How many of the lines below contain "static"? Answer with that number alone.
___ Source data
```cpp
template <typename T, int NB>
static void gemv_dispatch(const GemvArgs& a_in, int b0, int nb, hipStream_t s) {
  GemvArgs a = a_in;
  const size_t lds = (size_t)NB * a.K * (is_split<T>::value ? 4 : sizeof(T));
  if (lds > 150 * 1024) throw std::runtime_error("gemv: K too large for the LDS activation stage");
  int grid = 256 * (lds > 76 * 1024 ? 1 : 2);
  const int grid_rule = grid;
  if (a.grid > 0 && a.grid < grid) grid = a.grid;
  if (gemv_grid_knob() > 0) grid = gemv_grid_knob();
  auto go = [&](auto xpt_tag) {
    constexpr int XPT = decltype(xpt_tag)::value;
    const double wsz = a.w_fp8 ? 1.0 : (is_split<T>::value ? 2.0 : (double)sizeof(T));
    const double wbytes = (double)a.N * a.K * wsz * (a.W2 ? 2 : 1) + (double)nb * (a.K + a.N) * 4;
    char tag[40];
    snprintf(tag, sizeof(tag), "gemv_%s%s_x%d",
             a.w_fp8 ? "fp8w" : (is_split<T>::value ? "sp16" : is_half16<T>::value ? "f16" : sizeof(T) == 2 ? "bf16" : "f32"),
             a.W2 ? "_swiglu" : "", XPT);
    ProfScope prof(tag, 2.0 * nb * a.N * (double)a.K * (a.W2 ? 2 : 1), wbytes, s);
    if (g_stamp && g_stamp->on) a.stamp = g_stamp->slot(tag, wbytes, grid);
    auto launch = [&](auto dual_t, auto w8_t, auto pair_t) {
      constexpr bool DUAL = decltype(dual_t)::value, W8 = decltype(w8_t)::value, PAIR = decltype(pair_t)::value;
      auto kern = &gemv_kernel<T, NB, DUAL, XPT, W8, PAIR>;
      static KernelAttrOnce once;
      ensure_dyn_lds(once, reinterpret_cast<const void*>(kern), 150 * 1024);
      hipLaunchKernelGGL(kern, dim3(grid), dim3(512), lds, s, a, b0, nb);
    };
    using TT = std::true_type;
    using FF = std::false_type;
    const bool pair = gemv_pair_knob() && cdiv(a.N, a.W2 ? 1 : 2) * 2 <= (gemv_grid_knob() > 0 ? grid : grid_rule) * 8;
    auto by_pair = [&](auto dual_t, auto w8_t) {
      if (pair) launch(dual_t, w8_t, TT());
      else launch(dual_t, w8_t, FF());
    };
    if constexpr (std::is_same<T, bf16>::value) {
      if (a.w_fp8) {
        if (a.W2) by_pair(TT(), TT());
        else by_pair(FF(), TT());
        return;
      }
    }
    if (a.W2) by_pair(TT(), FF());
    else by_pair(FF(), FF());
  };
  if (a.K <= 512 * 8)
    go(std::integral_constant<int, 8>());
  else if (a.K <= 512 * 24)
    go(std::integral_constant<int, 24>());
  else if (a.K <= 512 * 32)
    go(std::integral_constant<int, 32>());
  else
    throw std::runtime_error("gemv: K > 16384 not supported");
}

template <typename T>
void launch_gemv(const GemvArgs& a, hipStream_t s) {
  const int VN = a.w_fp8 ? 16 : Vec16<std::conditional_t<is_split<T>::value, bf16, T>>::N;
  if (a.K % VN || ((uintptr_t)a.W & 15)) throw std::runtime_error("gemv: K must be a multiple of 16 bytes");
  if (a.w_fp8 && (!std::is_same<T, bf16>::value || !a.wscale || (a.W2 && !a.wscale2)))
    throw std::runtime_error("gemv: fp8 weights need the bf16 mode and per-row scales");
  if (((uintptr_t)a.x & 15) || a.ldx % 4 || a.K % 4 || (a.gain && ((uintptr_t)a.gain & 15)) ||
      (a.xn_out && (((uintptr_t)a.xn_out & 15) || a.xn_ld % 4)))
    throw std::runtime_error("gemv: x / gain / xn_out rows must be 16-byte aligned");
// ... 47 lines not shown
```

### anyref_amd/csrc/kernels.h

```cpp
#pragma once
#include <cstdlib>
#include <map>
#include <string>
#include <utility>
#include <vector>

#include "common.h"

namespace anyref {

struct ProfStat {
  double ms = 0;
  int64_t count = 0;
  double flops = 0, bytes = 0;
};
class Profiler {
 public:
  ~Profiler();
  bool begin(const char* tag, double flops, double bytes, hipStream_t s);
  void end(hipStream_t s);
  void collect();
  void reset();
  void calibrate(hipStream_t s);
  double null_ms = 0.0;
// ... 99 lines not shown
  float* slabs_out = nullptr;
  int slabs = 0;
  bool* norm_done = nullptr;
  int batch = 1;
  int64_t sA = 0, sW = 0, sC = 0, sR = 0, sBias = 0;
};
template <typename T>
void launch_gemm(const GemmArgs& a, hipStream_t s);
void gemm_reserve_workspace(hipStream_t s, size_t bytes);
void gemm_release_workspace(hipStream_t s);
void attn_release_workspace(hipStream_t s);

struct GemvArgs {
  const float* x = nullptr;
  const float* gain = nullptr;
  float eps = 1e-6f;
  const void* W = nullptr;
  const void* W2 = nullptr;
  const float* bias = nullptr;
  float* y = nullptr;
  const float* resid = nullptr;
  int B = 1, N = 0, K = 0, ldx = 0, ldy = 0;
  int act = ACT_NONE;
  int ldw = 0;
  int w_fp8 = 0;
  const float* wscale = nullptr;
  const float* wscale2 = nullptr;
  int ws_stride = 1;
  float* xn_out = nullptr;
  const int* xn_row_map = nullptr;
  int xn_ld = 0;
  StampArgs stamp;
  int grid = 0;
};
template <typename T>
void launch_gemv(const GemvArgs& a, hipStream_t s);
void launch_gemv_skinny_f32(const GemvArgs& a, hipStream_t s);
void launch_quant_fp8_rows(const float* src, int lds, int N, int K, uint8_t* q, int ldq, float* scale, hipStream_t s,
                           int scale_stride = 1, unsigned long long* inexact = nullptr);
void launch_dequant_fp8_rows(const uint8_t* q, int ldq, const float* scale, int N, int K, void* out_bf16, int ldo,
                             hipStream_t s);

struct NormArgs {
  const float* x = nullptr;
  const float* gain = nullptr;
  const float* bias = nullptr;
  void* y = nullptr;
  const int* row_map = nullptr;
  int M = 0, D = 0, ldx = 0, ldy = 0;
  float eps = 1e-5f;
  int rms = 0;
  int y_f32 = 0;
  int act = ACT_NONE;
  void* fill_dst = nullptr;
  int fill_ld = 0, fill_n = 0, fill_N = 0;
  const int* fill_rows = nullptr;
  const float* fill_bias = nullptr;
  bool* fill_done = nullptr;
};
template <typename T>
void launch_norm(const NormArgs& a, hipStream_t s);

struct AttnArgs {
  const void *Q = nullptr, *K = nullptr, *V = nullptr;
  void* O = nullptr;
  int64_t q_bs = 0, q_rs = 0, q_hs = 0;
  int64_t k_bs = 0, k_rs = 0, k_hs = 0;
// ... 127 lines not shown
```

### anyref_amd/csrc/model.hip

```cpp
#include <algorithm>
#include <cmath>
#include <cstdlib>
#include <cstring>
#include <type_traits>

#include "model.h"

namespace anyref {

ModelBase::ModelBase(const anyref_config& c, int device) : cfg(c), device_(device) { HIP_TRY(hipSetDevice(device)); }

ModelBase::~ModelBase() {
  (void)hipSetDevice(device_);
  (void)hipDeviceSynchronize();
  for (auto& kv : allocs_) (void)hipFree(kv.first);
  if (wcount_) (void)hipFree(wcount_);
}

unsigned long long* ModelBase::weight_counts() {
  if (!wcount_) {
    HIP_TRY(hipMalloc(&wcount_, 2 * sizeof(unsigned long long)));
    HIP_TRY(hipMemset(wcount_, 0, 2 * sizeof(unsigned long long)));
  }
  return wcount_;
// ... 198 lines not shown
  bool gemm(hipStream_t s, const E* A, int lda, const Lin<typename ModeTypes<E>::W>& l, void* C, int ldc, int M, int act, bool c_f32,
            const float* resid = nullptr, int ldr = 0, const int* row_map = nullptr, const Affine* nrm = nullptr,
            void* nrm_out = nullptr, bool swiglu = false, float ln_eps = -1.f, const int* a_row_map = nullptr) {
    GemmArgs a;
    bool fused = false;
    a.swiglu_pairs = swiglu ? 1 : 0;
    if (nrm && nrm_out) {
      a.norm_gain = nrm->g; a.norm_out = nrm_out; a.norm_ld = l.n; a.norm_eps = cfg.llm_rms_eps; a.norm_done = &fused;
      if (ln_eps >= 0.f) {
        a.norm_bias = nrm->b;
        a.norm_eps = ln_eps;
      }
    }
    a.A = A; a.lda = apad<E>(lda); a.W = l.w; a.ldw = l.stride(); a.bias = l.b; a.C = C; a.ldc = c_f32 ? ldc : apad<E>(ldc);
    a.M = M; a.N = l.n;
    a.norm_ld = apad<E>(a.norm_ld);
    a.K = l.k; a.act = act; a.c_f32 = c_f32 ? 1 : 0; a.resid = resid; a.ldr = ldr; a.row_map = row_map;
    a.a_row_map = a_row_map;
    a.max_wg = cap_wg_;
    if constexpr (std::is_same<E, T>::value && !SPT) {
      if (l.w8) {
        if (l.k % 64 == 0) {
          a.W = l.w8; a.w_fp8 = 1; a.col_scale = l.ws;
        } else {
          launch_dequant_fp8_rows(l.w8, l.stride(), l.ws, l.n, l.k, deq_buf_, l.k, s);
          a.W = deq_buf_; a.ldw = l.k;
        }
      }
    }
    launch_gemm<E>(a, s);
    return fused;
  }
  int gemv_grid_ = 0;
  void gemv_w(GemvArgs& g, const Lin<W>& l, int row0 = 0) const {
    g.ldw = l.stride();
    g.grid = gemv_grid_;
    if (l.w8) {
      g.W = l.w8 + (size_t)row0 * l.stride();
      g.wscale = l.ws + row0;
      g.w_fp8 = 1;
    } else {
      g.W = l.w + (size_t)row0 * l.stride();
    }
  }
  void gemv_w2(GemvArgs& g, const Lin<W>& l, int row0) const {
    if (l.w8) {
      g.W2 = l.w8 + (size_t)row0 * l.stride();
      g.wscale2 = l.ws + row0;
    } else {
      g.W2 = l.w + (size_t)row0 * l.stride();
    }
  }
  static constexpr int kEmbDtype = std::is_same<W, bf16>::value ? 1 : is_half16<W>::value ? 2 : 0;
  bool fp8w_ = false;
  W* deq_buf_ = nullptr;
  void pack_rows_fp8(Lin<W>& l, int row0, const std::string& name, int rows, int cols, int rstride = 1) {
    const RawTensor& t = raw(name);
    if (t.numel() != (int64_t)rows * cols || cols != l.k)
      throw std::runtime_error("shape mismatch for " + name + " (fp8 pack)");
    launch_quant_fp8_rows(t.p, cols, rows, cols, l.w8 + (size_t)row0 * l.stride(), l.stride() * rstride, l.ws + row0, 0,
                          rstride, weight_counts());
  }
  Lin<W> alloc_fp8(int n, int k) {
    if (k % 16) throw std::runtime_error("fp8 weights need K % 16 == 0");
    Lin<W> l;
    l.n = n;
    l.k = k;
    l.ld = k + kRowPadBytes;
    l.w8 = reinterpret_cast<uint8_t*>(dalloc((size_t)n * l.ld));
// ... 736 lines not shown
  sam_enq_done_ = false;
  sam_next_blk_ = 0;
  sam_img_ = sam_images;
  sam_B_ = B;
  early_pending_.clear();
  if (!fed) sam_feed((int)sam_blocks_.size(), false);
}
template <typename T, typename TS>
void Model<T, TS>::sam_feed(int upto, bool capped) {
  const int nblk = (int)sam_blocks_.size();
  if (!sam_forked_ || sam_enq_done_) return;
  upto = std::min(upto, nblk);
  if (upto <= sam_next_blk_) return;
  cap_wg_ = capped ? side_cap_now_ : 0;
  try {
    sam_encoder(s2_, sam_img_, sam_B_, sam_emb_, sam_next_blk_, upto);
  } catch (...) {
    cap_wg_ = 0;
    throw;
  }
  cap_wg_ = 0;
  sam_next_blk_ = upto;
  if (upto == nblk) {
    HIP_TRY(hipEventRecord(ev_sam_, s2_));
    sam_enq_done_ = true;
    for (const PendingEarly& e : early_pending_) early_seg_run(e);
    early_pending_.clear();
  }
}
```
______
*Answer box*. 3